Dalam Injil Mrk. 12:31, Yesus berkata, “Kasihilah sesamamu manusia seperti dirimu sendiri.” Ayat ini sering dikutip untuk menegaskan pentingnya kasih terhadap sesama. Namun, bagian “seperti dirimu sendiri” kerap diabaikan. Padahal, perintah Yesus itu mengandaikan bahwa kita terlebih dahulu memiliki kasih yang sehat terhadap diri sendiri.
Dasar Teologis:
Kasih terhadap diri bukanlah bentuk egoisme. Egoisme berpusat pada diri sendiri dengan mengorbankan orang lain, sedangkan kasih terhadap diri adalah penerimaan yang utuh atas siapa kita di hadapan Allah yakn sebagai ciptaan yang “sungguh amat baik” (Kej. 1:31). Katekismus Gereja Katolik (KGK) tidak menyebutkan “self-love” secara eksplisit, tetapi mengajarkan bahwa setiap pribadi manusia memiliki martabat, karena diciptakan menurut gambar dan rupa Allah (lih. KGK 1700-1703). Maka, mencintai diri sendiri berarti menghargai martabat itu dengan menjaga tubuh, menjaga kesehatan mental, menetapkan batas yang sehat dalam relasi (self-boundaries), serta mengampuni diri sendiri atas kesalahan masa lalu.

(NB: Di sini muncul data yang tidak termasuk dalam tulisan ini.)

template <int W>
int ct_seal_publish(kh_table* t) {
    auto& c = t->ct;
    if (c.pe.world > 1) {
        ct_publish_xin_kernel<<<1, 32, 0, t->stream>>>(c.pe, c.caps, static_cast<const u32*>(c.xout_cursor.p));
        ++t->n_launches;
        KH_CUDA(t, cudaGetLastError());
    }
    return ct_barrier(t);
}
template <int W>
int ct_seal_build(kh_table* t) {
    typedef typename Slot<W>::value_t V;
    auto& c = t->ct;
    const u32 C = c.g.chunks_per_rank;
    if (!c.sharded) {
        const u64 hcap = c.n_starts_host + 1;
        const u64 seg_cap = hcap + std::max<u64>(t->n_expected, 1) + 64;
        if (seg_cap >= 0xFFFFFF00ull) return fail(t, KH_ERR_ARG, "too many segments for 32-bit ids");
        c.caps.hcap = (u32)hcap; c.caps.seg_cap = (u32)seg_cap;
        KH_TRY(ensure(t, t->link, seg_cap * sizeof(u64)));
        KH_TRY(ensure(t, c.meta, seg_cap * sizeof(u64)));
        KH_TRY(ensure(t, c.ext_key, seg_cap * sizeof(V)));
        ct_set_self(t);
    }
    ct_init_seal_kernel<<<1, 1, 0, t->stream>>>(t->d_ctr, c.caps.hcap);
    if (c.pe.world > 1) {
        u32* done = static_cast<u32*>(c.xin_done.p);
        ct_xin_scatter_kernel<W><<<(unsigned)t->sm_count * 8, 256, 0, t->stream>>>(
            static_cast<const V*>(c.xin_vals.p), static_cast<const u32*>(c.xin_chunk.p), static_cast<const u32*>(c.xin_cnt.p), done,
            c.g, c.caps, static_cast<u32*>(c.chunk_cursor.p), static_cast<V*>(c.fine.p), t->d_ctr);
        ct_extra_kernel<W><<<64, 256, 0, t->stream>>>(static_cast<const V*>(c.extra_vals.p), static_cast<const u32*>(c.extra_chunk.p),
                                                      static_cast<const u32*>(c.extra_cnt.p), done + kMaxRanks, c.caps, C,
                                                      static_cast<u32*>(c.chunk_cursor.p), static_cast<V*>(c.fine.p), t->d_ctr);
        ct_mark_filed_kernel<<<1, 32, 0, t->stream>>>(static_cast<const u32*>(c.xin_cnt.p), done, static_cast<const u32*>(c.extra_cnt.p),
                                                      done + kMaxRanks, c.caps, c.pe.world);
        t->n_launches += 3;
    }
    ct_layout_kernel<<<1, 1024, 0, t->stream>>>(static_cast<const u32*>(c.chunk_cursor.p), C, c.g, c.caps, (u32)Slot<W>::kPerBucket,
                                                CtBuild<W>::kMaxSlots, static_cast<u32*>(c.chunk_base.p), static_cast<u32*>(c.pool_off.p), t->d_ctr);
    t->n_launches += 2;
    KH_CUDA(t, cudaEventRecord(t->ev[EV_BUILD0], t->stream));
    ct_build_kernel<W><<<C, kCtBuildThreads, CtBuild<W>::kSmem, t->stream>>>(
        static_cast<const V*>(c.fine.p), static_cast<const u32*>(c.chunk_cursor.p), static_cast<const u32*>(c.chunk_base.p),
        static_cast<const u32*>(c.pool_off.p), static_cast<V*>(t->table), static_cast<u32*>(c.seg_base.p),
        static_cast<u64*>(t->link.p), static_cast<u64*>(c.meta.p), static_cast<V*>(c.ext_key.p),
        static_cast<unsigned char*>(c.pool.p), c.g, c.caps, t->d_ctr);
    KH_CUDA(t, cudaGetLastError());
    KH_CUDA(t, cudaEventRecord(t->ev[EV_BUILD1], t->stream));
    t->have_build = true;
    c.sealed = true;
    return KH_OK;
}

constexpr int kCtMaxRounds = 24;
constexpr int kCtParts = 8 + kCtMaxRounds;
constexpr u32 kCtWalkMaxSteps = 512;

template <int W>
int ct_assemble_part(kh_table* t, int part) {
    typedef typename Slot<W>::value_t V;
    auto& c = t->ct;
    const unsigned gb = (unsigned)t->sm_count * 8;
    u64* link = static_cast<u64*>(t->link.p);
    CtGathered gt = {};
    for (int r = 0; r < c.pe.world; ++r) {
        const bool me = r == c.pe.rank;
        gt.link[r] = me ? link : static_cast<const u64*>(c.g_link.p) + (u64)r * c.caps.g_seg_stride;
        gt.meta[r] = me ? static_cast<const u64*>(c.meta.p) : static_cast<const u64*>(c.g_meta.p) + (u64)r * c.caps.g_seg_stride;
        gt.pool[r] = me ? static_cast<const unsigned char*>(c.pool.p) : static_cast<const unsigned char*>(c.g_pool.p) + (u64)r * c.caps.g_pool_stride;
    }
    switch (part) {
    case 0:
        if (c.assembled) { c.sealed = false; c.assembled = false; }
        c.slow = false;
        KH_CUDA(t, cudaEventRecord(t->ev[EV_AS0], t->stream));
// ... 1 lines not shown
        return ct_barrier(t);
    case 1: {
        if (!c.sealed) { KH_TRY(ct_seal_build<W>(t)); KH_CUDA(t, cudaEventRecord(t->ev[EV_INS1], t->stream)); t->have_ins = true; }
        if (!c.sharded) {
            const u64 hc = c.n_starts_host;
            KH_TRY(ensure(t, t->contig_len, (hc + 3) * sizeof(u32)));
            KH_TRY(ensure(t, t->contig_pre, (hc + 3) * sizeof(u32)));
            KH_TRY(ensure(t, t->contig_off, (hc + 3) * sizeof(u64)));
            c.out_cap = t->h_ctr->n_inserted + c.n_starts_host * (u64)(t->k + 1) + 64;
            ct_set_self(t);
        }
        if (c.pe.world > 1) {
            KH_CUDA(t, cudaEventRecord(t->ev_built, t->stream));
            KH_CUDA(t, cudaStreamWaitEvent(t->copy_stream, t->ev_built, 0));
            ct_gather_kernel<<<gb, 256, 0, t->copy_stream>>>(c.pe, c.caps, link, static_cast<const u64*>(c.meta.p), static_cast<const unsigned char*>(c.pool.p),
                                                             static_cast<const u32*>(c.pool_off.p), c.g.chunks_per_rank, t->d_ctr, 0);
            KH_CUDA(t, cudaEventRecord(t->ev_gathered, t->copy_stream));
            ++t->n_launches;
        }
        ct_init_assemble_kernel<<<1, 1, 0, t->stream>>>(t->d_ctr);
        KH_CUDA(t, cudaMemsetAsync(c.out_cursor.p, 0, kMaxRanks * sizeof(u32), t->stream));
        ct_stub_kernel<W><<<std::max(1u, std::min(gb, (c.caps.hcap + 255u) / 256u)), 256, 0, t->stream>>>(
            static_cast<const V*>(t->starts.p), t->d_ctr, c.caps.hcap, link, static_cast<u64*>(c.meta.p), static_cast<V*>(c.ext_key.p));
        ct_resolve_kernel<W><<<gb, 256, 0, t->stream>>>(static_cast<const V*>(t->table), static_cast<const u32*>(c.chunk_base.p),
                                                        static_cast<const u32*>(c.seg_base.p), link, static_cast<const V*>(c.ext_key.p),
                                                        c.g, c.pe, c.caps, static_cast<u32*>(c.out_cursor.p), static_cast<u32*>(c.req_seg.p), t->d_ctr);
        if (c.pe.world > 1) { ct_publish_inbox_kernel<<<1, 32, 0, t->stream>>>(c.pe, c.caps, static_cast<const u32*>(c.out_cursor.p)); ++t->n_launches; }
        t->n_launches += 3;
        KH_CUDA(t, cudaGetLastError());
        return ct_barrier(t);
    }
    case 2:
        if (c.pe.world > 1) {
            ct_answer_kernel<W><<<gb, 256, 0, t->stream>>>(static_cast<const V*>(t->table), static_cast<const u32*>(c.chunk_base.p),
                                                           static_cast<const u32*>(c.seg_base.p), static_cast<const CtReq<W>*>(c.inbox.p),
                                                           static_cast<const u32*>(c.inbox_cnt.p), c.g, c.pe, c.caps);
            KH_CUDA(t, cudaGetLastError());
            ++t->n_launches;
        }
        return ct_barrier(t);
    case 3:
        if (c.pe.world > 1) {
            ct_apply_kernel<<<gb, 256, 0, t->stream>>>(link, static_cast<const u32*>(c.answers.p), static_cast<const u32*>(c.req_seg.p),
                                                       static_cast<const u32*>(c.out_cursor.p), c.caps, c.pe.world, c.pe.rank);
            ct_gather_kernel<<<gb, 256, 0, t->stream>>>(c.pe, c.caps, link, static_cast<const u64*>(c.meta.p), static_cast<const unsigned char*>(c.pool.p),
                                                        static_cast<const u32*>(c.pool_off.p), c.g.chunks_per_rank, t->d_ctr, 1);
            KH_CUDA(t, cudaStreamWaitEvent(t->stream, t->ev_gathered, 0));
            KH_CUDA(t, cudaGetLastError());
            t->n_launches += 2;
        }
        KH_CUDA(t, cudaEventRecord(t->ev[EV_WALK], t->stream));
        return ct_barrier(t);
    case 4:
        ct_walk_len_kernel<<<gb, 256, 0, t->stream>>>(gt, link, c.caps, t->k, kCtWalkMaxSteps, static_cast<u32*>(t->contig_len.p), t->d_ctr);
        KH_CUDA(t, cudaGetLastError());
        ++t->n_launches;
        return ct_barrier(t, -2);
    case 5: {
        KH_TRY(device_scan(t, static_cast<u32*>(t->contig_len.p), (u64)c.caps.hcap + 1, static_cast<u64*>(t->contig_off.p), &t->d_ctr->contig_bytes));
        KH_CUDA(t, cudaEventRecord(t->ev[EV_RANK], t->stream));
        ct_walk_emit_kernel<W><<<gb, 256, 0, t->stream>>>(gt, link, static_cast<const V*>(t->starts.p), c.caps, t->k, static_cast<const u32*>(t->contig_len.p),
                                                          static_cast<const u64*>(t->contig_off.p), c.out_cap, static_cast<char*>(t->out.p), t->d_ctr);
        KH_CUDA(t, cudaGetLastError());
        ++t->n_launches;
        KH_CUDA(t, cudaEventRecord(t->ev[EV_AS1], t->stream));
        t->have_as = true;
        return KH_OK;
    }
    case 6: {
        KH_TRY(read_counters(t));
        c.slow = (c.pe.world > 1 ? t->h_ctr->use_jump : t->h_ctr->need_jump) != 0;
        if (!c.slow) return KH_OK;
        c.assembled = true;
        ct_rank_round_kernel<<<gb, 256, 0, t->stream>>>(c.pe, link, c.caps, t->d_ctr, t->d_ctr->flags, 0);
        KH_CUDA(t, cudaGetLastError());
        ++t->n_launches;
        return ct_barrier(t, 0);
    }
    case 6 + kCtMaxRounds: {
        if (!c.slow) return KH_OK;
        ct_reset_nodes_kernel<<<1, 1, 0, t->stream>>>(t->d_ctr);
        ct_lengths_kernel<<<gb, 256, 0, t->stream>>>(c.pe, link, c.caps, t->k, static_cast<u32*>(t->contig_len.p),
                                                     static_cast<u32*>(t->contig_pre.p), t->d_ctr);
        ct_claim_kernel<<<gb, 256, 0, t->stream>>>(c.pe, link, c.caps, static_cast<const u32*>(t->contig_len.p), t->d_ctr);
        KH_CUDA(t, cudaGetLastError());
        t->n_launches += 3;
        KH_TRY(device_scan(t, static_cast<u32*>(t->contig_len.p), (u64)c.caps.hcap + 1, static_cast<u64*>(t->contig_off.p), &t->d_ctr->contig_bytes));
        KH_CUDA(t, cudaEventRecord(t->ev[EV_RANK], t->stream));
        return ct_barrier(t);
    }
    case 7 + kCtMaxRounds:
        if (!c.slow) return KH_OK;
        ct_emit_kernel<<<gb, 256, 0, t->stream>>>(c.pe, link, static_cast<const u64*>(c.meta.p), static_cast<const unsigned char*>(c.pool.p),
                                                  c.caps, t->d_ctr, t->k);
        ct_emit_heads_kernel<W><<<gb, 256, 0, t->stream>>>(static_cast<const V*>(t->starts.p), c.caps, t->k, static_cast<const u32*>(t->contig_len.p),
                                                          static_cast<const u64*>(t->contig_off.p), t->d_ctr, c.out_cap, static_cast<char*>(t->out.p));
        KH_CUDA(t, cudaGetLastError());
        t->n_launches += 2;
        KH_CUDA(t, cudaEventRecord(t->ev[EV_AS1], t->stream));
        t->have_as = true;
        return ct_barrier(t);
    default: {
        if (part < 7 || part >= 6 + kCtMaxRounds) return fail(t, KH_ERR_ARG, "unknown assemble part");
        if (!c.slow) return KH_OK;
        const int r = part - 6;
        ct_rank_round_kernel<<<gb, 256, 0, t->stream>>>(c.pe, link, c.caps, t->d_ctr, t->d_ctr->flags, r);
        KH_CUDA(t, cudaGetLastError());
        ++t->n_launches;
        return ct_barrier(t, r);
    }
    }
}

Relevansi dari Mengasihi Sesama seperti Diri Sendiri:
Tanpa kasih terhadap diri, kasih kepada sesama bisa menjadi toksik: kita mudah dimanipulasi, terseret dalam relasi yang merusak, atau merasa “harus” menyenangkan semua orang. Sebaliknya, kasih yang bertumbuh dari penerimaan diri memungkinkan kita mencintai orang lain tanpa kehilangan diri. Kita menjadi mampu berkata “ya” dan “tidak” dengan tulus. Kita memberi bukan karena terpaksa, tapi karena cinta sejati.
Mencintai diri sendiri dalam terang iman bukanlah melarikan diri dari salib, melainkan menyadari bahwa kita pun layak menerima kasih, dari Allah, dari sesama, dan dari diri kita sendiri. Dari situ, kita bisa benar-benar mengasihi sesama seperti kita mengasihi diri sendiri dengan penuh penghargaan, kelembutan, dan kejujuran.
Sumber:
Takhta Suci. (1997). Katekismus Gereja Katolik. Diterjemahkan oleh Komisi Kateketik KWI. Jakarta: Obor.
Kitab Suci. (2009). Alkitab Deuterokanonika–LAI. Jakarta: Lembaga Alkitab Indonesia.